• **EXERCISE DIRECTIONS**
Show, from the entries below, every line in which "OctDesc" appears.

------------

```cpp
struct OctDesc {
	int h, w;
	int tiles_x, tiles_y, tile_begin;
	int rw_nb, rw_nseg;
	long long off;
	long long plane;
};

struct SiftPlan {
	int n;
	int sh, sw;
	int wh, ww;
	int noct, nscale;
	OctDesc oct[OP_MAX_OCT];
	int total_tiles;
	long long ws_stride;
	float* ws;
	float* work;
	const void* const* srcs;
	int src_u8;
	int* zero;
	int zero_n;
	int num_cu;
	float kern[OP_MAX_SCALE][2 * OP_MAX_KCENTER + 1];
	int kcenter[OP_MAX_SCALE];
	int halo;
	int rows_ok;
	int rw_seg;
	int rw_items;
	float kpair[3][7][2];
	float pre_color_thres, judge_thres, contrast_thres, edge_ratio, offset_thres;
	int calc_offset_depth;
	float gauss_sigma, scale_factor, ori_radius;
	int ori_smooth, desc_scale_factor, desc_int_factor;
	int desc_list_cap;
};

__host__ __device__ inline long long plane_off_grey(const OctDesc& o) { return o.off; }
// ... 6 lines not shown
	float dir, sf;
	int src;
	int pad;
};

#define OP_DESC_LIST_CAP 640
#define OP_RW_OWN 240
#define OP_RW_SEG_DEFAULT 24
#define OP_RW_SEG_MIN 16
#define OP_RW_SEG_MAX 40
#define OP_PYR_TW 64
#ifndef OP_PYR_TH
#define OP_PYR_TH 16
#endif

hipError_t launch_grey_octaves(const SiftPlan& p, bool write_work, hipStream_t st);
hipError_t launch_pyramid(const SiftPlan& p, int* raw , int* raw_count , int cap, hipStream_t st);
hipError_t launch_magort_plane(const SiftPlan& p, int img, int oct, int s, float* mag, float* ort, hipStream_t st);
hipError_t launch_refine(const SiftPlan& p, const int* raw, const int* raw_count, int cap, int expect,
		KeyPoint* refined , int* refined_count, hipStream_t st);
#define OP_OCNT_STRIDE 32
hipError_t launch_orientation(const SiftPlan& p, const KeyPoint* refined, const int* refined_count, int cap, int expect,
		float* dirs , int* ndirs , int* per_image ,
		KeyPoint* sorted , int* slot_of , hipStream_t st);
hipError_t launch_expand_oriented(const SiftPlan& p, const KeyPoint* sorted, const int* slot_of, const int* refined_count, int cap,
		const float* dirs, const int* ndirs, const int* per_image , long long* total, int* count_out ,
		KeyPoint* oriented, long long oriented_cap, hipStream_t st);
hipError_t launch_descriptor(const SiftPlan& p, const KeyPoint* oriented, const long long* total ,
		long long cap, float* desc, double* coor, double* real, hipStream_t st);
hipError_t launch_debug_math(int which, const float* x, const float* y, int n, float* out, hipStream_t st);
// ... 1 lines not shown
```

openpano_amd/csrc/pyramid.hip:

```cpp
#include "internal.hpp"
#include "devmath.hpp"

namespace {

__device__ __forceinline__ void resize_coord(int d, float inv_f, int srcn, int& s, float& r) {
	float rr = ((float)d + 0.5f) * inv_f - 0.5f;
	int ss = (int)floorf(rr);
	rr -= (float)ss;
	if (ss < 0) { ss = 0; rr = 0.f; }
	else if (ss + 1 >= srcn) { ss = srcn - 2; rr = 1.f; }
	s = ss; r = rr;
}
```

------------

• **TASK RESPONSE**
struct OctDesc {
	OctDesc oct[OP_MAX_OCT];
__host__ __device__ inline long long plane_off_grey(const OctDesc& o) { return o.off; }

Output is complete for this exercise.